I am trying to convert docx files to pdf on my Ubuntu server using the command line but none of converters I tried so far seems to convert Word 2007/2010/2013 files correctly.
Appearently online converters can manage it without any problems but Web services are not an option because the files contain sensitive data. For tests I use this Word 2007 file because it contains some important elements (formulas, vector graphics, images, lists, etc.). I tested the following tools (partly from this post):
lowriter
(LibreOffice Writer) – incorrect output (the circle is supposed to be on the last page, not the first one)
unoconv
– the same as LibreOffice since it doesn't use its own converter. Converting to odt first and then to pdf messes the file completely up.
abiword --to=pdf filename.doc
– incorrect and incomplete (many elements are missing):
OpenOffice Writer – same result as for abiword
wvPDF
– crash with the following error message:
~$ wvPDF 2007_Office_DocEncryption.docx test.pdf
Current directory: /home/webmt/dev/test/
Some problem running latex.
Check for Errors in test.log
Continuing…
Conversion into dvi failed
Is there any way to convert docx files to PDF on Linux correctly? It would also help me if I knew it works for someone with any of the programs I already mentioned.
I will start a bounty as soon as SE lets me.
p.s. I'm using Ubuntu server 12.04
Conclusion:
I had to conclude that as for me, as for now, there is no reliable tool which will work with new MS Word formats and all kind of its elements on Ubuntu and create a one-to-one copy of docx files. None of tools I tested could convert the sample file properly. Since I will be facing very different kind of document versions/contents and the output quality has one of the highest priority, I will end up performing the conversions by means of VB macros in Word on a Windows server connected to my Linux.

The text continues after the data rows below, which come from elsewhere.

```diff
@@ -348,7 +366,7 @@
         for (int mb = 0; mb < MB; ++mb) {
             float4 pp[4];
 #pragma unroll
-            for (int w = 0; w < 4; ++w) pp[w] = *reinterpret_cast<const float4*>(&Red[(((w * MB + mb) * 4 + wave) * 64 + lane) * 4]);
+            for (int w = 0; w < 4; ++w) pp[w] = *reinterpret_cast<const float4*>(&Red[(((w * MB + mb) * 4 + wave) * 64 + lane_l) * 4]);
             float v[4];
 #pragma unroll
             for (int i = 0; i < 4; ++i) {
@@ -364,7 +382,7 @@
                 for (int i = 0; i < 4; ++i) colv[mb][i] = pok[mb] ? v[i] : -INFINITY;
             }
             if (pok[mb]) {
-                if (!(ABL & 8) || v[0] == 12345.678f) *reinterpret_cast<float4*>(a.out + opix[mb] * a.Cout + co) = make_float4(v[0], v[1], v[2], v[3]);
+                if (!(ABL & 8) || v[0] == 12345.678f) *reinterpret_cast<float4*>(reinterpret_cast<char*>(a.out) + (opix[mb] * (unsigned)a.Cout + (unsigned)co) * 4u) = make_float4(v[0], v[1], v[2], v[3]);
                 s1 += (v[0] + v[1]) + (v[2] + v[3]);
                 s2 += (v[0] * v[0] + v[1] * v[1]) + (v[2] * v[2] + v[3] * v[3]);
             }
@@ -406,6 +424,21 @@
             a.st_out[pi + 0] = ((double)Sst[0] + (double)Sst[2]) + ((double)Sst[4] + (double)Sst[6]);
             a.st_out[pi + 1] = ((double)Sst[1] + (double)Sst[3]) + ((double)Sst[5] + (double)Sst[7]);
         }
+        if (++ct == a.n_ct) {
+            ct = 0;
+            ++t;
+            if (ROWS) ++ty;
+            else if (++tx == a.tiles_x) {
+                tx = 0;
+                ++ty;
+            }
+            if (t == tiles) {
+                t = 0;
+                ty = 0;
+                tx = 0;
+                ++bl;
+            }
+        }
     }
     if constexpr (RANGE) {
         if (a.range_flag && !(r_max < 65520.f)) *a.range_flag = 1;
```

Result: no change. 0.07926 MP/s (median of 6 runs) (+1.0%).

I will set the post getting the best results as the accepted answer. However, the bounty was intended for a solution with absolutely correct conversion. Thanks to everyone, again.
Best Answer
This answer passes all tests, but the flow chart one in your test document.
Why is this better than other methods suggest thus far?

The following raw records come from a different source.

void fill_common(KParams& kp, const vame_ctx* c, int extra) {
  kp.W = c->W;
  kp.H = c->H;
  kp.nCtus = c->nCtus;
// ... 180 lines not shown
      return VAME_OK;
    }
    if (half_merged(mode)) {
      KParams kh = kp;
      kh.items = c->dHalfW;
      kh.nItems = c->nHalfW + c->nHalfH;
      kh.bestS = c->bestS + c->bestOff[1];
      const unsigned grid = block_grid(c, 1, kh);
      hipEvent_t t0, t1;
      VAME_TRY(events(4, t0, t1));
      VAME_HIP(launch_kernel(kernel_for<kKindHalf2W + 100>(mode), grid, Cfg<kKindHalf2W>::THREADS, stream, t0,
                             t1, order_flag(), kh, capture));
      return VAME_OK;
    }
    for (int o = 0; o < 2; o++) {
      KParams kh = kp;
      kh.items = o ? c->dHalfH : c->dHalfW;
      kh.nItems = o ? c->nHalfH : c->nHalfW;
      kh.bestS = c->bestS + c->bestOff[1 + o];
      const unsigned grid = block_grid(c, 1, kh);
      hipEvent_t t0, t1;
      VAME_TRY(events(4 + o, t0, t1));
      VAME_HIP(launch_kernel(o ? kernel_for<kKindHalf2H>(mode) : kernel_for<kKindHalf2W>(mode), grid,
                             Cfg<kKindHalf2W>::THREADS, stream, t0, t1, order_flag(), kh, capture));
    }
    return VAME_OK;
  };
  const int aset = quadFull && quadHalf ? 2 : quadFull ? 0 : 1;
  auto quad = [&](const KParams& kp, int set, hipStream_t s) -> int {
    KParams kq = kp;
    kq.items = c->dQuad + c->quadOff[set][aset];
    kq.nItems = c->quadN[set][aset];
    kq.bestS = c->bestS + c->bestOff[3];
    const unsigned grid = block_grid(c, 0, kq);
    hipEvent_t t0, t1;
    VAME_TRY(events(set == 1 ? 6 : 0, t0, t1));
    if (set == 1)
      VAME_HIP(launch_kernel(kernel_for<kKindQuad2>(mode), grid, Cfg<kKindQuad2>::THREADS, s, t0, t1, order_flag(),
                             kq, capture));
    else
      VAME_HIP(launch_kernel(quad_kernel(c->prof, mode), grid, Cfg<kKindQuad>::THREADS, s, t0, t1, order_flag(),
                             kq, capture));
    return VAME_OK;
  };
  const bool anyQuad = quadFull || quadHalf;
  const bool kSplit = VAME_SPLIT == 1 || (VAME_SPLIT == 3 && mode != 1);
  auto quads = [&](const KParams& kp, hipStream_t s1) -> int {
    if (c->prof || VAME_SPLIT == 0) return quad(kp, 2, sQuad);
    if (!kSplit) return quad(kp, 3, sQuad);
    VAME_TRY(quad(kp, 1, sQuad));
    if (s1 == sQuad || !fork) VAME_TRY(quad(kp, 0, s1));
    return VAME_OK;
  };
  auto all = [&]() -> int {
    for (const KParams& kp : kps) {
      if (!fork && anyQuad) VAME_TRY(quads(kp, stream));
      if (bigItems) {
        VAME_TRY(big(kp));
        VAME_TRY(half(kp));
      }
      if (fork) {
        VAME_TRY(quads(kp, kQ1Side ? sQuad : stream));
        if (!kQ1Side && !c->prof && kSplit) VAME_TRY(quad(kp, 0, c->side2 ? c->side2 : stream));
      }
    }
    return fork ? join() : VAME_OK;
  };
// ... 42 lines not shown
    *ncu = (kCtu * kCtu) / (*w * *h);
    *stride = kFullStride[g];
    for (int k = 0; k < *ncu; k++) {
      xs[k] = (k % (kCtu / *w)) * *w;
      ys[k] = (k / (kCtu / *w)) * *h;
    }
    return VAME_OK;
  }
  if (align == 1 && g >= 0 && g < kHalfGroups) {
    *w = kHalfW[g];
    *h = kHalfH[g];
    *ncu = kHalfN[g];
    *stride = kHalfStride[g];
    for (int k = 0; k < *ncu; k++) {
      xs[k] = kHalfX8[g][k] * 8;
      ys[k] = kHalfY8[g][k] * 8;
    }
    return VAME_OK;
  }
  return VAME_E_INVALID;
}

I have tested the other methods suggested so far (especially
oowriter
andebook-convert
), but they pass less tests than this method. Theebook-convert
method strips the margins and a part of the texts out of the document.This method even yields better results than a professional converter as rainbowpdf.

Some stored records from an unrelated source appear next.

# KangWelly/Assignment-for-AAE6102_GNSS-SDR

Hardware: AMD Instinct MI355X
Metric: correlator Msamples/s (acq+track), whole job (higher is better)
Workload: dtype int8 in; acquisition: f64 correlation + f64 fine search; tracking: f64

## Files before the change

### assignment-for-aae6102_gnss-sdr_amd/csrc/acq_fft.hip

```cpp
#include "gnss_internal.h"

#pragma clang fp contract(fast)

namespace gnss {

namespace {

constexpr int kRow = 2000;
constexpr int kRowPad = 2100;
constexpr int kRowThreads = 256;
constexpr int kColThreads = 256;

template <int P> struct PrimeTab;
template <> struct PrimeTab<13> {
    static constexpr double c[13] = {1.0, 0.8854560256532099, 0.5680647467311559, 0.120536680255323, -0.35460488704253545, -0.7485107481711012, -0.970941817426052, -0.9709418174260521, -0.7485107481711013, -0.3546048870425359, 0.1205366802553232, 0.5680647467311548, 0.88545602565321};
    static constexpr double s[13] = {0.0, 0.4647231720437685, 0.8229838658936564, 0.992708874098054, 0.9350162426854148, 0.6631226582407952, 0.23931566428755768, -0.23931566428755743, -0.663122658240795, -0.9350162426854147, -0.992708874098054, -0.822983865893657, -0.4647231720437684};
};
template <> struct PrimeTab<29> {
    static constexpr double c[29] = {1.0, 0.9766205557100867, 0.907575419670957, 0.7960930657056438, 0.6473862847818277, 0.46840844069979015, 0.26752833852922075, 0.05413890858541761, -0.16178199655276473, -0.37013815533991423, -0.5611870653623823, -0.7259954919231306, -0.8568571761675893, -0.9476531711828025, -0.9941379571543596, -0.9941379571543597, -0.9476531711828025, -0.8568571761675892, -0.7259954919231311, -0.5611870653623825, -0.37013815533991445, -0.16178199655276476, 0.0541389085854167, 0.2675283385292201, 0.4684084406997903, 0.6473862847818279, 0.796093065705644, 0.9075754196709569, 0.9766205557100867};
    static constexpr double s[29] = {0.0, 0.21497044021102407, 0.4198891015602646, 0.6051742151937652, 0.7621620551276365, 0.8835120444460229, 0.963549992519223, 0.9985334138511238, 0.9868265225415261, 0.9289767198167915, 0.8276889981568906, 0.6876994588534235, 0.5155538571770216, 0.3193015301359798, 0.10811901842394192, -0.10811901842394124, -0.31930153013597995, -0.5155538571770218, -0.6876994588534231, -0.8276889981568905, -0.9289767198167914, -0.9868265225415261, -0.9985334138511239, -0.9635499925192231, -0.8835120444460228, -0.7621620551276362, -0.6051742151937649, -0.41988910156026493, -0.21497044021102438};
};

template <class V> struct RealOf;
template <> struct RealOf<float2> { using T = float; };
// ... 1258 lines not shown

size_t acq_fused_sync_bytes() { return sizeof(FuseSync); }
size_t acq_fused_err_offset() { return offsetof(FuseSync, err); }
size_t acq_fused_ring_bytes(int64_t S) { return sizeof(double2) * (size_t)kFuseX * kFuseSlots * (size_t)S; }

hipError_t launch_acq_fft_correlate_fused(const double2* C, const double2* X, int64_t S, int datalen, int nbins,
                                          int nprn, int nslot, const double2* tw_row, const double2* tw_col,
                                          double2* ring, void* sync, double* corr, hipStream_t s)
{
    if (nslot < 2 || nslot > kFuseSlots) return hipErrorInvalidValue;
    const double scale = 1.0 / ((double)S * (double)S);
    int dev = 0, ncu = 0;
    hipError_t e = hipGetDevice(&dev);
    if (e == hipSuccess) e = hipDeviceGetAttribute(&ncu, hipDeviceAttributeMultiprocessorCount, dev);
    if (e == hipSuccess) e = hipMemsetAsync(sync, 0, sizeof(FuseSync), s);
    if (e != hipSuccess) return e;
    FuseSync* sy = static_cast<FuseSync*>(sync);
#define GNSS_FUSED(P_)                                                                          \
    if (S == (int64_t)P_ * kRow) {                                                              \
        int occ = 0;                                                                            \
        e = hipOccupancyMaxActiveBlocksPerMultiprocessor(&occ, inv_fused_kernel_f64<P_>, kRowThreads, 0); \
        if (e != hipSuccess) return e;                                                          \
        const int grid = ncu * std::min(occ, 2);                                                \
        if (grid < 1) return hipErrorInvalidConfiguration;                                      \
        hipLaunchKernelGGL(inv_fused_kernel_f64<P_>, dim3(grid), dim3(kRowThreads), 0, s, C, X, nbins, nprn, \
                           datalen, nbins * nprn, nslot, scale, tw_row, tw_col, ring, sy, corr); \
        return hipGetLastError();                                                               \
    }
    GNSS_FUSED(13) GNSS_FUSED(29)
#undef GNSS_FUSED
    return hipErrorInvalidValue;
}

bool fine_fft_supported(int64_t S, int L) { return acq_fft_supported(S) && L == kFineT; }

namespace {
struct FineLayout {
    int64_t M, N, tabs, slab, part;
};
FineLayout fine_layout(int64_t S, int L, int datalen)
{
    FineLayout f;
    f.M = (int64_t)L * S;
    f.N = f.M * datalen;
    f.tabs = kRow + (int64_t)kRow * datalen + (int64_t)kFineT * kRow + S + f.M / kRow + kTwIK;
    f.slab = f.N;
    f.part = (int64_t)datalen * (kRow / kFineJC);
    return f;
}
}

static size_t fine_prep_offset(const FineLayout& f, int nsv)
{
    const size_t b = sizeof(double2) * (size_t)(f.tabs + (int64_t)nsv * f.slab) + sizeof(FineBest) * (size_t)(nsv * f.part);
    return (b + 255) & ~(size_t)255;
}
size_t fine_fft_scratch_bytes(int64_t S, int L, int datalen, int nsv)
{
    const FineLayout f = fine_layout(S, L, datalen);
    if (!GNSS_FINE_PREP) return fine_prep_offset(f, nsv);
    return fine_prep_offset(f, nsv) + (size_t)nsv * f.M * (sizeof(double2) + sizeof(float));
}

hipError_t launch_fine_fft_tables(int64_t S, int L, int datalen, void* scratch, hipStream_t s)
{
    const int64_t M = (int64_t)L * S;
    double2* tw_row = static_cast<double2*>(scratch);
    double2* tabA = tw_row + kRow;
    double2* tabB = tabA + (int64_t)kRow * datalen;
    double2* tabK = tabB + (int64_t)kFineT * kRow;
    double2* tabS = tabK + S;
    const int64_t lens[5] = {kRow, (int64_t)kRow * datalen, (int64_t)kFineT * kRow, S, M / kRow};
    const int64_t divs[5] = {kRow, (int64_t)kRow * datalen, (int64_t)kFineT * kRow, M, M / kRow};
    const int64_t rows[5] = {0, kRow, kRow, kRow, 0};
    double2* tabs[5] = {tw_row, tabA, tabB, tabK, tabS};
    for (int t = 0; t < 5; t++)
        hipLaunchKernelGGL(fine_twiddle_kernel, dim3((unsigned)((lens[t] + 255) / 256)), dim3(256), 0,
                           s, tabs[t], lens[t], divs[t], rows[t]);
    hipLaunchKernelGGL(fine_twik_kernel, dim3((kTwIK + 255) / 256), dim3(256), 0, s, tw_row, tabS + M / kRow);
    return hipGetLastError();
}
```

I also tried converting it to html, but the drawing with the square in the circle and the flow chart are incorrect.
Why does the flow chart test fail?
It seems that libreoffice and unoconv have some problems with correctly rendering the flow chart that is in the .docx file. This is probably because it was made using smart art in Microsoft Office. That is the problem. That is a bug also discussed on this thread. The textual and visual information is present in the pdf resulting from the above method as you can see (I had to select the text, though).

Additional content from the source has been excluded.